On identity Seidel switches

TL;DR

This paper investigates the properties and structure of identity Seidel switches, which are vertex subsets that leave a graph invariant up to isomorphism, revealing their algebraic structure and constraints on graph configurations.

Contribution

It introduces the concept of identity Seidel switches, analyzes their group structure, and provides structural constraints and characterizations for graphs with many such switches.

Findings

Identity Seidel switches form an abelian 2-group under composition.

Necessary degree conditions for graphs with many identity switches.

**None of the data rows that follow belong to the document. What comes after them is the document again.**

@@ -242,39 +314,20 @@
       for (int x = lane; x < W; x += 64) { const float v = g[row * W + x]; rb[x] = v; sum += (double)v; }
     }
     __builtin_amdgcn_wave_barrier();
-    if (fast) {
-      float a0 = 0.f, a1 = 0.f;
-#pragma unroll
-      for (int k = 0; k < HB_KA; ++k)
-        if (k < ka) a0 += wa[k] * rb[fa + k];
-#pragma unroll
-      for (int k = 0; k < HB_K; ++k)
-        if (k < kb) a1 += wb[k] * rb[fb + k];
+    if (tp.fast) {
+      float a0, a1;
+      hb_fast_sums(tp, rb, a0, a1);
       if (outa) outa[row * wla + cola] = a0;
       if (outb) outb[row * wlb + colb] = a1;
       __builtin_amdgcn_wave_barrier();
       continue;
     }
     for (int e = lane; e < nent; e += 64) {
-      const int l = e < ebase[2] ? 1 : (e < ebase[3] ? 2 : 3);
+      const int l = en.level(e);
       float* out = outs[l - 1];
       if (out == nullptr) continue;
-      const float* t = tab + e * (HB_K + 2);
-      const int first = __float_as_int(t[0]), cnt = __float_as_int(t[1]);
-      float acc = 0.f;
-      for (int k = 0; k < cnt; k += 4) {
-        float w[4], v[4];
-#pragma unroll
-        for (int j = 0; j < 4; ++j) {
-          const bool in = k + j < cnt;
-          w[j] = in ? t[2 + k + j] : 0.f;
-          v[j] = in ? rb[first + k + j] : 0.f;
-        }
-#pragma unroll
-        for (int j = 0; j < 4; ++j)
-          if (w[j] != 0.f) acc += w[j] * v[j];
-      }
-      out[row * (W >> l) + (e - ebase[l])] = acc;
+      const float acc = hb_entry_sum(tab + e * (HB_K + 2), rb);
+      out[row * (W >> l) + (e - en.base(l))] = acc;
     }
     __builtin_amdgcn_wave_barrier();
   }
@@ -285,6 +338,104 @@
     if (lane == 0) wsum[wv] = sum;
     __syncthreads();
     if (threadIdx.x == 0) bias_part[blockIdx.x] = ((wsum[0] + wsum[1]) + wsum[2]) + wsum[3];
+  }
+}
+
+constexpr int HP_NW = 8, HP_RPW = HB_ROWS / 4, HP_MAXGROUPS = 32;
+constexpr size_t HP_LDS_BUDGET = 79 * 1024;
+struct HeadPlaneJob { const float* g; float* t2[3]; double* part; int nl; };
+struct HeadPlaneJobs { HeadPlaneJob h[2]; };
+__global__ void __launch_bounds__(HP_NW * 64)
+head_bwd_plane_kernel(HeadPlaneJobs jobs, int H, int W) {
+  extern __shared__ float hsm[];
+  __shared__ double wsum[HP_MAXGROUPS * 4];
+  const HeadPlaneJob jb = jobs.h[blockIdx.y];
+  const int RW = W + HB_PAD;
+  const HbEntries en = hb_entries(jb.nl, W);
+  const int nent = en.nent;
+  float* const tab = hsm + HP_NW * RW;
+  float* const xs = tab + nent * (HB_K + 2);
+  const int wv = __builtin_amdgcn_readfirstlane(threadIdx.x >> 6), lane = threadIdx.x & 63;
+  const int grp = wv >> 2, w4 = wv & 3;
+  const int ngroups = (H + HB_ROWS - 1) / HB_ROWS;
+  const float* const g = jb.g + (long long)blockIdx.x * H * W;
+  float pre[HP_RPW][4];
+  auto request = [&](int first) {
+#pragma unroll
+    for (int j = 0; j < HP_RPW; ++j) {
+      const int r = first + 4 * j;
+#pragma unroll
+      for (int k = 0; k < 4; ++k) {
+        const int x = lane + 64 * k;
+        pre[j][k] = (r < H && x < W) ? g[r * W + x] : 0.f;
+      }
+    }
+  };
+  request(grp * HB_ROWS + w4);
+  hb_build_table(hsm, tab, en, W, HP_NW, HP_NW * 64);
+  __syncthreads();
+  const HbLaneTaps tp = hb_lane_taps(tab, en, RW, lane);
+  float* const rb = hsm + wv * RW;
+  for (int gi = grp; gi < ngroups; gi += HP_NW / 4) {
+    const int first = gi * HB_ROWS + w4;
+    if (gi != grp) request(first);
+    double sum = 0.0;
+#pragma unroll
+    for (int j = 0; j < HP_RPW; ++j) {
+      const int r = first + 4 * j;
+      if (r >= H) break;
+#pragma unroll
+      for (int k = 0; k < 4; ++k) {
+        const int x = lane + 64 * k;
+        if (x < W) { rb[x] = pre[j][k]; sum += (double)pre[j][k]; }
+      }
+      __builtin_amdgcn_wave_barrier();
+      float* const xr = xs + r * nent;
+      if (tp.fast) {
+        float a0, a1;
+        hb_fast_sums(tp, rb, a0, a1);
+        if (tp.la) xr[lane] = a0;
+        if (tp.lb) xr[lane + 64] = a1;
+      } else {
+        for (int e = lane; e < nent; e += 64) xr[e] = hb_entry_sum(tab + e * (HB_K + 2), rb);
+      }
+      __builtin_amdgcn_wave_barrier();
+    }
+#pragma unroll
+    for (int off = 32; off >= 1; off >>= 1) sum += shfl_xor_settled(sum, off);
+    if (lane == 0) wsum[gi * 4 + w4] = sum;
+  }
+  __syncthreads();
+  if (jb.part != nullptr && (int)threadIdx.x < ngroups) {
+    const double* w = wsum + 4 * threadIdx.x;
+    jb.part[(long long)blockIdx.x * ngroups + threadIdx.x] = ((w[0] + w[1]) + w[2]) + w[3];
+  }
+#pragma unroll
+  for (int l = 1; l < 4; ++l) {
+    float* const out = l == 1 ? jb.t2[0] : (l == 2 ? jb.t2[1] : jb.t2[2]);
+    if (l >= jb.nl || out == nullptr) continue;
+    const int Hl = H >> l, Wl = W >> l, nout = Hl * Wl;
+    const float rs = ac_scale(Hl, H);
+    const float* const col = xs + en.base(l);
+    float* const o2 = out + (long long)blockIdx.x * nout;
+    for (int idx = threadIdx.x; idx < nout; idx += HP_NW * 64) {
+      const int i = idx / Wl, xl = idx - i * Wl;
+      int lo, hi;
+      ac_range(i, rs, H, lo, hi);
+      float acc = 0.f;
+      for (int o = lo; o <= hi; o += 4) {
+        float w[4], v[4];
+#pragma unroll
+        for (int k = 0; k < 4; ++k) {
+          w[k] = o + k <= hi ? ac_weight(o + k, i, rs, Hl) : 0.f;
+          v[k] = w[k] != 0.f ? col[(o + k) * nent + xl] : 0.f;
+        }
+#pragma unroll
+        for (int k = 0; k < 4; ++k)
+          if (w[k] != 0.f) acc += w[k] * v[k];
+      }
+      o2[idx] = acc;
+    }
   }
 }
 
@@ -329,31 +480,55 @@
   return 0;
 }
 
-int launch_head_fwd(const float* const* level_maps, int nlevels, const float* bias, float* pred, Dims d0,
-                    hipStream_t s) {
-  SEUNET_CHECK(nlevels >= 1 && nlevels <= 4, "head: nlevels=%d out of range", nlevels);
-  HeadLevels lv;
-  for (int l = 0; l < 4; ++l) lv.map[l] = l < nlevels ? level_maps[l] : nullptr;
-  for (int l = 1; l < nlevels; ++l)
-    SEUNET_CHECK((d0.D >> l) >= 1 && (d0.H >> l) >= 1 && (d0.W >> l) >= 1, "head: volume too small for level %d", l);
+static bool g_heads_fused = true;
+bool set_heads_fused(bool on) { const bool was = g_heads_fused; g_heads_fused = on; return was; }
+
+int launch_heads_fwd(const HeadFwdJob* heads, int nheads, Dims d0, hipStream_t s) {
+  SEUNET_CHECK(nheads >= 1 && nheads <= 2, "heads_fwd: %d heads", nheads);
+  HeadFwdRows rows{};
+  for (int h = 0; h < nheads; ++h) {
+    const int nlevels = heads[h].nlevels;
+    SEUNET_CHECK(nlevels >= 1 && nlevels <= 4, "head: nlevels=%d out of range", nlevels);
+    for (int l = 0; l < 4; ++l) rows.h[h].lv.map[l] = l < nlevels ? heads[h].level_maps[l] : nullptr;
+    for (int l = 1; l < nlevels; ++l)
+      SEUNET_CHECK((d0.D >> l) >= 1 && (d0.H >> l) >= 1 && (d0.W >> l) >= 1, "head: volume too small for level %d", l);
+    rows.h[h].bias = heads[h].bias;
+    rows.h[h].pred = heads[h].pred;
+  }
   SEUNET_CHECK(d0.W % 4 == 0, "head: W=%d must be a multiple of 4", d0.W);
   if (d0.W % 8 == 0 && d0.W <= 2048 && (long long)d0.D * d0.H * d0.W < (1ll << 31)) {
     const size_t lds = (size_t)4 * HF_RPW * ((d0.W >> 1) + (d0.W >> 2) + (d0.W >> 3)) * sizeof(float);
     const int ybl = (d0.H + 4 * HF_RPW - 1) / (4 * HF_RPW);
-    head_fwd_rows_kernel<<<d0.N * d0.D * ybl, 256, lds, s>>>(lv, bias, pred, d0.D, d0.H, d0.W);
+    if (g_heads_fused) {
+      head_fwd_rows_kernel<<<dim3((unsigned)(d0.N * d0.D * ybl), (unsigned)nheads), 256, lds, s>>>(rows, d0.D, d0.H, d0.W);
+    } else {
+      for (int h = 0; h < nheads; ++h) {
+        HeadFwdRows one{};
+        one.h[0] = rows.h[h];
+        head_fwd_rows_kernel<<<dim3((unsigned)(d0.N * d0.D * ybl), 1), 256, lds, s>>>(one, d0.D, d0.H, d0.W);
+      }
+    }
   } else {
     const long long total4 = (long long)d0.N * d0.vox() / 4;
-    head_fwd_kernel<<<grid_for(total4), 256, 0, s>>>(lv, bias, pred, d0.D, d0.H, d0.W, total4);
+    for (int h = 0; h < nheads; ++h)
+      head_fwd_kernel<<<grid_for(total4), 256, 0, s>>>(rows.h[h].lv, rows.h[h].bias, rows.h[h].pred, d0.D, d0.H, d0.W, total4);
   }
   SEUNET_LAUNCH_CHECK();
   return 0;
 }
+int launch_head_fwd(const float* const* level_maps, int nlevels, const float* bias, float* pred, Dims d0,
+                    hipStream_t s) {
+  const HeadFwdJob hd{level_maps, nlevels, bias, pred};
+  return launch_heads_fwd(&hd, 1, d0, s);
+}
 
 struct AxisJob { const float* in; float* out; int I, O; long long inner, total; };
-struct AxisJobs { AxisJob j[3]; int njobs; const double* bias_part; int bias_n; float* g_bias; };
+struct AxisBias { const double* part; int n; float* g_bias; };
+struct AxisJobs { AxisJob j[5]; int njobs; AxisBias bias[2]; };
 __global__ void __launch_bounds__(256) up_transpose_axis_multi_kernel(AxisJobs jobs) {
   if ((int)blockIdx.y >= jobs.njobs) {
-    if (blockIdx.x == 0) sum_stage2_wide_by_256(jobs.bias_part, jobs.bias_n, jobs.g_bias);
+    const AxisBias b = jobs.bias[(int)blockIdx.y - jobs.njobs];
+    if (blockIdx.x == 0) sum_stage2_wide_by_256(b.part, b.n, b.g_bias);
     return;
   }
   const AxisJob jb = jobs.j[blockIdx.y];
@@ -399,9 +574,8 @@
   return m;
 }
 size_t head_bwd_tmp_floats(Dims d0) { return (size_t)head_bwd_layout(d0, 4).total; }
-int launch_head_bwd(const float* g_pred, float* const* g_levels, int nlevels, float* tmp, float* g_bias,
-                    Dims d0, hipStream_t s) {
-  SEUNET_CHECK(nlevels >= 1 && nlevels <= 4, "head: nlevels=%d out of range", nlevels);
+static int head_bwd_three_launches(const float* g_pred, float* const* g_levels, int nlevels, float* tmp, float* g_bias,
+                                   Dims d0, hipStream_t s) {
   const long long rows = (long long)d0.N * d0.D * d0.H;
   const long long V = rows * d0.W;
   const HeadBwdLayout m = head_bwd_layout(d0, nlevels);
@@ -432,7 +606,7 @@
   }
   jy.njobs = jz.njobs = njobs;
   if (njobs) {
-    if (g_bias) { jy.bias_part = part; jy.bias_n = nblk; jy.g_bias = g_bias; }
+    if (g_bias) jy.bias[0] = AxisBias{part, nblk, g_bias};
     up_transpose_axis_multi_kernel<<<dim3((unsigned)grid_for(max_y), (unsigned)njobs + (g_bias ? 1 : 0)), 256, 0, s>>>(jy);
     up_transpose_axis_multi_kernel<<<dim3((unsigned)grid_for(max_z), (unsigned)njobs), 256, 0, s>>>(jz);
   } else if (g_bias) {
@@ -442,4 +616,75 @@
   return 0;
 }
 
-}
+static size_t head_plane_lds(Dims d0) {
+  const size_t nent = (size_t)(d0.W >> 1) + (d0.W >> 2) + (d0.W >> 3);
+  return ((size_t)HP_NW * (d0.W + HB_PAD) + nent * (HB_K + 2) + (size_t)d0.H * nent) * sizeof(float);
+}
+HeadPlaneLayout head_plane_layout(Dims d0, int nlevels) {
+  HeadPlaneLayout m{};
+  long long off = 0;
+  for (int l = 1; l < nlevels; ++l) {
+    m.t2[l] = off;
+    off += (long long)d0.N * d0.D * (d0.H >> l) * (d0.W >> l);
+  }
+  m.part = (off + 1) & ~1ll;
+  m.nparts = (long long)d0.N * d0.D * ((d0.H + HB_ROWS - 1) / HB_ROWS);
+  m.end = m.part + 2 * m.nparts;
+  m.stride = (head_bwd_layout(d0, 4).total / 2) & ~1ll;
+  return m;
+}
+bool head_bwd_planes_ok(Dims d0) {
+  if (d0.W > 256 || d0.H > HB_ROWS * HP_MAXGROUPS) return false;
+  if (head_plane_lds(d0) > HP_LDS_BUDGET) return false;
+  const HeadPlaneLayout m = head_plane_layout(d0, 4);
+  return m.end <= m.stride && (long long)d0.N * d0.D * d0.H * d0.W / 2 < (1ll << 31);
+}
+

Characterization of certain edge-identity switches via automorphisms.

Abstract

Seidel switching is a classical operation on graphs which plays a central role in the theory of two-graphs, signed graphs, and switching classes. In this paper we focus on those switches which leave a given graph invariant up to isomorphism. We call such subsets of the vertex set \emph{identity Seidel switches}. After recalling basic properties of Seidel switching and the associated abelian group structure, we introduce Seidel equivalence classes of graphs and then study the structure of the family of identity Seidel switches of a fixed graph. We show that this family forms a 14 pages; 2--group under composition, and we obtain structural constraints on graphs in which many vertices or edges give rise to identity switches. In particular, we derive necessary conditions in terms of degree parameters, and we characterize certain edge-identity switches via an automorphism of an induced subgraph. Several constructions and examples are presented, and some open problems are proposed.